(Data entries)
__device__ __forceinline__ double c2_block_sum(double v, double *red) {
    for (int o = 32; o > 0; o >>= 1) v += __shfl_xor(v, o, 64);
    const int lane = threadIdx.x & 63, wid = threadIdx.x >> 6;
    __syncthreads();
    if (lane == 0) red[wid] = v;
// ... 132 lines not shown
    const bool have_beta = t > 0;
    const double tv = bf.tau[cw];
    const float tau = (float)tv, inv_tau = (float)(C2_LOG2E / tv);
    const float inv_tp = have_beta ? (float)(C2_LOG2E / bf.tau_prev[cw]) : 0.f;
    const c2lds *sMI = (const c2lds *)(size_t)C2_AZ_MI_BYTES;
    if (have_beta)
        for (int l = tid; l < tb.L; l += C2_T)
            *(c2lds *)(size_t)(C2_AZ_MI_BYTES + 8u * (uint32_t)l) = c2f{bf.stM[lb + l], bf.stI[lb + l]};
    float *s = bf.s + (size_t)cw * tb.LM;
    constexpr int OTP = cw2_otp(OT);
    constexpr bool VZH = cw2_vz_tm(OT);
    const float *vz = tb.vz + (size_t)cw * (VZH ? OTP : 2 * OT) * C2_T;
    const int Lb = tb.Lblk;
    float Mr[2] = {-INFINITY, -INFINITY}, R1[2] = {0.f, 0.f}, R2[2] = {0.f, 0.f}, st[2] = {NAN, NAN};
    int jt[2] = {-1, -1};
#pragma unroll
    for (int k = 0; k < 2; ++k) {
        const int sec = tid + k * C2_T;
        if (bf.true_idx && sec < Lb) jt[k] = tb.qpos[sec * tb.M + bf.true_idx[lb + sec]];
    }
    const int Qh = tb.Q / tb.np;
    c2_tw1_init<true>(tid);
    const int *cpl = c2_stage_cp(smem, tb, tid);
    const uint32_t rmk0 = tb.cmask[tb.Q * C2_T + tid];
    __syncthreads();
    C2_TP(42);
    for (int m2 = h * Qh; m2 < (h + 1) * Qh; ++m2) {
        const int tl = opaque(tid);
        C2_TPC(32);
        const uint32_t rmk = (uint32_t)opaque((int)rmk0);
        const int q0 = uni(cpl[m2]), q1 = uni(cpl[m2 + 1]);
        const __amdgpu_buffer_rsrc_t rs = buf_rsrc(s + q0, 4 * (q1 - q0));
        constexpr bool EARLY = OT <= 12;
        float v[C2_SN];
        uint32_t e[C2_SN / 2];
        auto load_slice = [&]() {
            const __amdgpu_buffer_rsrc_t re = buf_rsrc(tb.clsp + (size_t)m2 * (CW2_SLICE / 2), 2 * CW2_SLICE);
#pragma unroll
            for (int i = 0; i < C2_SN / 2; ++i) {
                const uint32_t w = buf_ldu(re, 4 * tl, 4 * i * C2_T);
                e[i] = w;
            }
            if (have_beta) {
#pragma unroll
                for (int i = 0; i < C2_SN; ++i) v[i] = buf_ldf(rs, 4 * tl + 4 * i * C2_T, 0);
            }
        };
        {
            constexpr int CH = VZH ? OT : (OT + 1) / 2;
            const __amdgpu_buffer_rsrc_t rv2 = buf_rsrc(vz, 8 * OTP * C2_T),
                                         rk = buf_rsrc(VZH ? tb.kat : tb.ka, 4 * OTP * C2_T);
            uint32_t kall[VZH ? OT : 1];
            c2f vall[VZH ? OT : 1];
            if constexpr (VZH) {
                ld_slots<OT>(rk, tl, kall);
                const __amdgpu_buffer_rsrc_t rv = buf_rsrc(vz, 4 * OTP * C2_T), rg = buf_rsrc(tb.gmt, 8 * OTP * C2_T);
                float v1[OTP];
#pragma unroll
                for (int q = 0; q < OTP / 4; ++q) {
                    const auto w = __builtin_amdgcn_raw_buffer_load_b128(rv, 4 * OTP * tl, 16 * q, 0);
#pragma unroll
                    for (int c = 0; c < 4; ++c) v1[4 * q + c] = __uint_as_float(w[c]);
                }
#pragma unroll
                for (int q = 0; q < OTP / 2; ++q) {
                    const auto w = __builtin_amdgcn_raw_buffer_load_b128(rg, 8 * OTP * tl, 16 * q, 0);
                    if (2 * q < OT)
                        vall[2 * q] = c2f{__uint_as_float(w[0]), __uint_as_float(w[1])} * v1[2 * q];
                    if (2 * q + 1 < OT)
                        vall[2 * q + 1] = c2f{__uint_as_float(w[2]), __uint_as_float(w[3])} * v1[2 * q + 1];
                }
            }
            const uint32_t cm = 3u + 8u * (uint32_t)m2;
            c2f u0{0.f, 0.f}, u1{0.f, 0.f};
#pragma unroll
            for (int j0 = 0; j0 < OT; j0 += CH) {
                uint32_t ka[CH];
                c2f vv[CH];
#pragma unroll
                for (int i = 0; i < CH; ++i) {
                    const int j = j0 + i < OT ? j0 + i : OT - 1;
                    if constexpr (VZH) {
                        ka[i] = kall[j];
                        vv[i] = vall[j];
                    } else {
                        ka[i] = buf_ldu(rk, 4 * tl, 4 * j * C2_T);
                        const auto w = __builtin_amdgcn_raw_buffer_load_b64(rv2, 8 * tl, 8 * j * C2_T, 0);
                        vv[i] = c2f{__uint_as_float(w[0]), __uint_as_float(w[1])};
                    }
                }
#pragma unroll
                for (int j = 0; j < CH; ++j) {
                    if (j0 + j >= OT) break;
                    const uint32_t k = ka[j];
// ... 12 lines not shown
                    u1 = __builtin_elementwise_fma(cs.yx, vv[j].yy, u1 * keep);
                    const uint32_t r = k & (uint32_t)(C2_P - 1), rb = (uint32_t)C2_P - r;
                    c2lds *pa = (c2lds *)(size_t)(8u * (r + (r >> 5))), *pb = (c2lds *)(size_t)(8u * (rb + (rb >> 5)));
                    *pb = u1;
                    *pa = __builtin_elementwise_fma(u1, c2f{selff, selff}, u0);
                }
            }
        }
        if constexpr (EARLY) load_slice();
        int sa[2], sb[2];
        {
            const __amdgpu_buffer_rsrc_t rg = buf_rsrc(tb.seg + (size_t)m2 * (Lb + 1), 2 * (Lb + 1));
#pragma unroll
            for (int k = 0; k < 2; ++k) {
                const int sec = tl + k * C2_T;
                sa[k] = __builtin_amdgcn_raw_buffer_load_b16(rg, 2 * sec, 0, 0);
                sb[k] = __builtin_amdgcn_raw_buffer_load_b16(rg, 2 * sec + 2, 0, 0);
            }
        }
        C2_TPC(33);
        __syncthreads();
        C2_TPC(34);
        C2_SETPRIO(C2_PRIO_FFT);
        c2_fft<true>(tl, rmk);
        C2_SETPRIO(C2_PRIO_REST);
        C2_TPC(35);
        float snv[C2_SN];
        if constexpr (!EARLY) load_slice();
        if (have_beta) {
            uint32_t es[C2_SN / 2];
            const __amdgpu_buffer_rsrc_t rc = buf_rsrc(tb.clss + (size_t)m2 * (CW2_SLICE / 2), 2 * CW2_SLICE);
#pragma unroll
            for (int i = 0; i < C2_SN / 2; ++i) es[i] = buf_ldu(rc, 4 * tl, 4 * i * C2_T);
#pragma unroll
            for (int c = 0; c < C2_NC; ++c) {
                float u[C2_SC];
#pragma unroll
                for (int i = 0; i < C2_SC; ++i) u[i] = dr[c ? e[i] >> 16 : e[i] & 0xffffu];
#pragma unroll
                for (int i = 0; i < C2_SC; ++i) {
                    const uint32_t sec = c ? es[i] >> 16 : es[i] & 0xffffu;
                    snv[c * C2_SC + i] = __builtin_fmaf(u[i], tau, c2_beta(v[c * C2_SC + i], sMI[sec], inv_tp));
                }
                __builtin_amdgcn_sched_barrier(0);
            }
        } else {
#pragma unroll
// ... 185 lines not shown
        ProfScope ps(SG_PH_CW2_AB, s);
        hipLaunchKernelGGL((cw2_ab<OT>), g2, dim3(C2_T), lds, s, tb, bf);
    }
    {
        ProfScope ps(SG_PH_CW2_CTRL, s);
        hipLaunchKernelGGL((cw2_ctrl<OT>), gB, dim3(C2_T), 0, s, tb, bf, sc, pr, t);
    }
    if (after_ctrl) SG_HIP(hipEventRecord(after_ctrl, s));
    {
        ProfScope ps(SG_PH_CW2_AZ, s);
        hipLaunchKernelGGL((cw2_az<OT>), g2, dim3(C2_T), lds, s, tb, bf, t);
    }
    {
        ProfScope ps(SG_PH_CW2_CTRL, s);
        hipLaunchKernelGGL((cw2_merge), gB, dim3(1024), 0, s, tb, bf, sc, pr, t);
    }
    return SG_OK;
}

(Your goal)
Restate verbatim all lines from the start of the data through the line containing "const int sec = tid + k * C2_T;", with both ends kept.

(Reply)
__device__ __forceinline__ double c2_block_sum(double v, double *red) {
    for (int o = 32; o > 0; o >>= 1) v += __shfl_xor(v, o, 64);
    const int lane = threadIdx.x & 63, wid = threadIdx.x >> 6;
    __syncthreads();
    if (lane == 0) red[wid] = v;
// ... 132 lines not shown
    const bool have_beta = t > 0;
    const double tv = bf.tau[cw];
    const float tau = (float)tv, inv_tau = (float)(C2_LOG2E / tv);
    const float inv_tp = have_beta ? (float)(C2_LOG2E / bf.tau_prev[cw]) : 0.f;
    const c2lds *sMI = (const c2lds *)(size_t)C2_AZ_MI_BYTES;
    if (have_beta)
        for (int l = tid; l < tb.L; l += C2_T)
            *(c2lds *)(size_t)(C2_AZ_MI_BYTES + 8u * (uint32_t)l) = c2f{bf.stM[lb + l], bf.stI[lb + l]};
    float *s = bf.s + (size_t)cw * tb.LM;
    constexpr int OTP = cw2_otp(OT);
    constexpr bool VZH = cw2_vz_tm(OT);
    const float *vz = tb.vz + (size_t)cw * (VZH ? OTP : 2 * OT) * C2_T;
    const int Lb = tb.Lblk;
    float Mr[2] = {-INFINITY, -INFINITY}, R1[2] = {0.f, 0.f}, R2[2] = {0.f, 0.f}, st[2] = {NAN, NAN};
    int jt[2] = {-1, -1};
#pragma unroll
    for (int k = 0; k < 2; ++k) {
        const int sec = tid + k * C2_T;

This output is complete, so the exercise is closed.